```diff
+    API_TRY(e, launch_act_split(e->stream, CatSrc{dx, Cin, nullptr, 0}, d->prm ? dprm : nullptr, 0, B, H, W, s16, x1 ? nullptr : s16 + plane, e->range_ctr));
+    std::vector<uint16_t> w16v;
+    const float w16_scale = pack_weights_conv6(d->w, Cout, Cin, w16v);
+    void* wp = nullptr;
+    API_TRY(e, e->ws.get("c9#w16", w16v.size() * 2, &wp));
+    API_HIP(e, hipMemcpy(wp, w16v.data(), w16v.size() * 2, hipMemcpyHostToDevice));
+    Conv9Args a9;
+    a9.xhi = s16; a9.xlo = s16 + plane; a9.w16 = wp; a9.w16_scale = w16_scale; a9.bias = dbias; a9.out = dout;
+    if (d->res_mode >= 0) { a9.res = dres; a9.res_mode = d->res_mode; }
+    a9.B = B; a9.Cin = Cin; a9.Cout = Cout; a9.H = H; a9.W = W; a9.stat_plane = sp; a9.x1 = x1;
+    d->ms_out = 0.0;
+    auto timed = [&](auto&& launch) -> int {
+        if (d->iters <= 0) return DPIR_OK;
+        hipEvent_t e0, e1;
+        API_HIP(e, hipEventCreate(&e0)); API_HIP(e, hipEventCreate(&e1));
+        API_HIP(e, hipEventRecord(e0, e->stream));
+        for (int i = 0; i < d->iters; ++i) API_TRY(e, launch());
+        API_HIP(e, hipEventRecord(e1, e->stream));
+        API_HIP(e, hipEventSynchronize(e1));
+        float ms = 0; API_HIP(e, hipEventElapsedTime(&ms, e0, e1));
+        (void)hipEventDestroy(e0); (void)hipEventDestroy(e1);
+        d->ms_out = ms / d->iters;
+        return DPIR_OK;
+    };
+    if (!d->hop) {
+        API_TRY(e, launch_conv9(e->stream, a9));
+        if (int rc = timed([&]() { return launch_conv9(e->stream, a9); })) return rc;
+        API_HIP(e, hipStreamSynchronize(e->stream));
+        d->ran_out = 1;
+        API_HIP(e, hipMemcpy(d->out, dout, no * 4, hipMemcpyDeviceToHost));
+        if (d->stat_out) API_HIP(e, hipMemcpy(d->stat_out, sp, (size_t)B * Cout * 16, hipMemcpyDeviceToHost));
+        return DPIR_OK;
+    }
+    const int Co2 = d->Cout2, C8b = 2 * ((Cout + 15) / 16);
+    const size_t plane2 = (size_t)B * C8b * HW * 16, no2 = (size_t)B * Co2 * HW;
+    char* s16b = nullptr; float *dg = nullptr, *db = nullptr, *df = nullptr, *dbias2 = nullptr, *dout2 = nullptr;
+    API_TRY(e, e->ws.getT("c9#s16b", 2 * plane2, &s16b));
+    API_TRY(e, e->ws.getT("c9#gamma2", (size_t)Cout, &dg));
+    API_TRY(e, e->ws.getT("c9#beta2", (size_t)Cout, &db));
+    API_TRY(e, e->ws.getT("c9#film2", (size_t)B * 2 * Cout, &df));
+    API_TRY(e, e->ws.getT("c9#b2", (size_t)round_up(Co2, 64), &dbias2));
+    API_TRY(e, e->ws.getT("c9#o2", no2, &dout2));
+    API_HIP(e, hipMemsetAsync(s16b, 0xFF, 2 * plane2, e->stream));
+    API_HIP(e, hipMemcpy(dg, d->gamma2, (size_t)Cout * 4, hipMemcpyHostToDevice));
+    API_HIP(e, hipMemcpy(db, d->beta2, (size_t)Cout * 4, hipMemcpyHostToDevice));
+    if (d->film2) API_HIP(e, hipMemcpy(df, d->film2, (size_t)B * 2 * Cout * 4, hipMemcpyHostToDevice));
+    API_HIP(e, hipMemset(dbias2, 0, (size_t)round_up(Co2, 64) * 4));
+    API_HIP(e, hipMemcpy(dbias2, d->bias2, (size_t)Co2 * 4, hipMemcpyHostToDevice));
+    API_HIP(e, hipMemsetAsync(dout2, 0xFF, no2 * 4, e->stream));
+    std::vector<uint16_t> w16b;
+    const float w16b_scale = pack_weights_conv6(d->w2, Co2, Cout, w16b);
+    void* wp2 = nullptr;
+    API_TRY(e, e->ws.get("c9#w16b", w16b.size() * 2, &wp2));
+    API_HIP(e, hipMemcpy(wp2, w16b.data(), w16b.size() * 2, hipMemcpyHostToDevice));
+    Conv6Emit em;
+    em.hi = s16b; em.lo = x1 ? nullptr : s16b + plane2; em.C8 = C8b; em.gamma = dg; em.beta = db;
+    em.film = d->film2 ? df : nullptr; em.film_stride = 2 * Cout; em.film_off = 0; em.frows = 2 * Cout; em.fstep = nullptr;
+    em.range_ctr = e->range_ctr;
+    a9.out = nullptr; a9.stat_plane = nullptr; a9.emit = &em;
+    API_TRY(e, launch_conv9(e->stream, a9));
+    Conv9Args b9;
+    b9.xhi = s16b; b9.xlo = s16b + plane2; b9.w16 = wp2; b9.w16_scale = w16b_scale; b9.bias = dbias2; b9.out = dout2;
+    b9.B = B; b9.Cin = Cout; b9.Cout = Co2; b9.H = H; b9.W = W; b9.x1 = x1;
+    API_TRY(e, launch_conv9(e->stream, b9));
+    if (int rc = timed([&]() -> Status { DPIR_TRY(launch_conv9(e->stream, a9)); return launch_conv9(e->stream, b9); })) return rc;
+    API_HIP(e, hipStreamSynchronize(e->stream));
+    d->ran_out = 1;
+    API_HIP(e, hipMemcpy(d->out2, dout2, no2 * 4, hipMemcpyDeviceToHost));
+    return DPIR_OK;
+}
+
 int dpir_debug_conv7_emit_supported(dpir_engine* e, int B, int Cout, int H, int W, int* capacity_out) {
     if (!e) return 0;
     (void)hipSetDevice(e->device);
diff --git a/diffpir_amd/csrc/unet.hip b/diffpir_amd/csrc/unet.hip
--- a/diffpir_amd/csrc/unet.hip
+++ b/diffpir_amd/csrc/unet.hip
@@ -1,5 +1,6 @@
 #include "engine.h"
 #include "conv6_params.h"
+#include "conv9.h"
 #include <unordered_map>
 #include <cstdint>
 #include <math.h>
@@ -354,6 +355,13 @@
         return conv(cw, in, mode, prm, res, res_mode, out, Ho, Wo, emit);
     }
 
+    bool conv9_route(const ConvW& cw, int Ho, int Wo, bool hop) const {
+        static const bool on = !(getenv("DPIR_CONV9") && atoi(getenv("DPIR_CONV9")) == 0);
+        static const int min_wg = getenv("DPIR_CONV9_MIN_WG") ? atoi(getenv("DPIR_CONV9_MIN_WG")) : kConv9MinWg;
+        return on && !grad && e->precision != 0 && cw.w16 && cw.ks == 3 && conv9_supported(B, cw.cin, cw.cout, Ho, Wo, hop) &&
+               (long long)B * (cw.cout / 32) >= min_wg;
+    }
+
     Status conv6_on_planes(const ConvW& cw, char* s16, size_t plane, const float* res, int res_mode, float* out, int Ho, int Wo,
                            const Conv6Emit* emit = nullptr) {
         const bool x1 = e->precision == 2;
@@ -376,6 +384,16 @@
         int kind = 0;
         PendingConv pc;
         ProfScope ps(&e->prof, PC_CONV3);
+        if (conv9_route(cw, Ho, Wo, emit != nullptr)) {
+            Conv9Args a9;
+            a9.xhi = s16; a9.xlo = s16 + plane; a9.w16 = cw.w16; a9.w16_scale = cw.w16_scale; a9.bias = cw.bias; a9.out = out;
+            a9.res = res; a9.res_mode = res_mode; a9.B = B; a9.Cin = cw.cin; a9.Cout = cw.cout; a9.H = Ho; a9.W = Wo;
+            a9.stat_plane = emit ? nullptr : sp; a9.x1 = x1; a9.emit = emit;
+            DPIR_TRY(launch_conv9(s, a9));
+            if (sp && !emit) fused[out] = FusedStat{nullptr, 0, sp};
+            else fused.erase(out);
+            return Status{};
+        }
         DPIR_TRY(launch_conv6(s, a6, &kind, fuse_small ? &pc : nullptr));
         if (kind == 1) fused[out] = FusedStat{st, slots, nullptr};
         else if (kind == 2) fused[out] = FusedStat{nullptr, 0, sp};
@@ -554,9 +572,18 @@
         TapeRes tr{};
         float* sk = nullptr;
         if (r.has_skip) DPIR_TRY(ws.getT(r.name + "#skip", on, &sk));
-        const bool fuse = h1_fusable(r, Ho, Wo);
+        const bool hop9 = fuse_h1 && !grad && r.gn2.c == r.cout && conv9_route(r.conv1, Ho, Wo, true) && conv9_route(r.conv2, Ho, Wo, false);
+        const bool fuse = hop9 || h1_fusable(r, Ho, Wo);
         Conv6Emit em; char* s16b = nullptr; size_t plane2 = 0;
-        if (fuse) DPIR_TRY(make_emit(r, Ho, Wo, &em, &s16b, &plane2));
+        if (hop9) {
+            const int C8 = r.cout / 8;
+            plane2 = (size_t)B * C8 * Ho * Wo * 16;
+            DPIR_TRY(ws.getT("act#s16b", 2 * plane2, &s16b));
+            em.hi = s16b; em.lo = e->precision == 2 ? nullptr : s16b + plane2; em.C8 = C8;
+            em.gamma = r.gn2.gamma; em.beta = r.gn2.beta;
+            em.film = r.film_off >= 0 ? film : nullptr; em.film_stride = film_stride; em.film_off = r.film_off < 0 ? 0 : r.film_off;
+            em.frows = film_rows; em.fstep = fstep; em.range_ctr = e->range_ctr;
+        } else if (fuse) DPIR_TRY(make_emit(r, Ho, Wo, &em, &s16b, &plane2));
         DPIR_TRY(gn_conv(r.gn1, r.name + "#gn1", -1, r.conv1, in, r.mode, nullptr, 0, fuse ? nullptr : h1, Ho, Wo, &tr.prm1, &tr.st1, fuse ? &em : nullptr));
         if (!fuse) tap(r.name + "#h1", h1, on);
         if (r.has_skip) {
diff --git a/include/diffpir_debug.h b/include/diffpir_debug.h
--- a/include/diffpir_debug.h
+++ b/include/diffpir_debug.h
@@ -22,6 +22,14 @@
     int32_t stat_kind_out, path_out, ksplit_out, reserved;
 } dpir_debug_conv3_desc;
 int dpir_debug_conv3_layer(dpir_engine* e, dpir_debug_conv3_desc* d);
+typedef struct dpir_debug_conv9_desc {
+    int32_t B, Cin, Cout, H, W, res_mode, hop, Cout2;
+    const float *x, *w, *bias, *res, *prm, *gamma2, *beta2, *film2, *w2, *bias2;
+    float* out; double* stat_out; float* out2;
+    int32_t ran_out, iters;
+    double ms_out;
+} dpir_debug_conv9_desc;
+int dpir_debug_conv9_layer(dpir_engine* e, dpir_debug_conv9_desc* d);
 #ifdef __cplusplus
 }
 #endif
```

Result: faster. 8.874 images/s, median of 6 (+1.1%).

---+---

▸ PROBLEM:
If a line in the records above holds the string "frows", copy it.

▸ ANSWER SPACE:
+    em.film = d->film2 ? df : nullptr; em.film_stride = 2 * Cout; em.film_off = 0; em.frows = 2 * Cout; em.fstep = nullptr;
+            em.frows = film_rows; em.fstep = fstep; em.range_ctr = e->range_ctr;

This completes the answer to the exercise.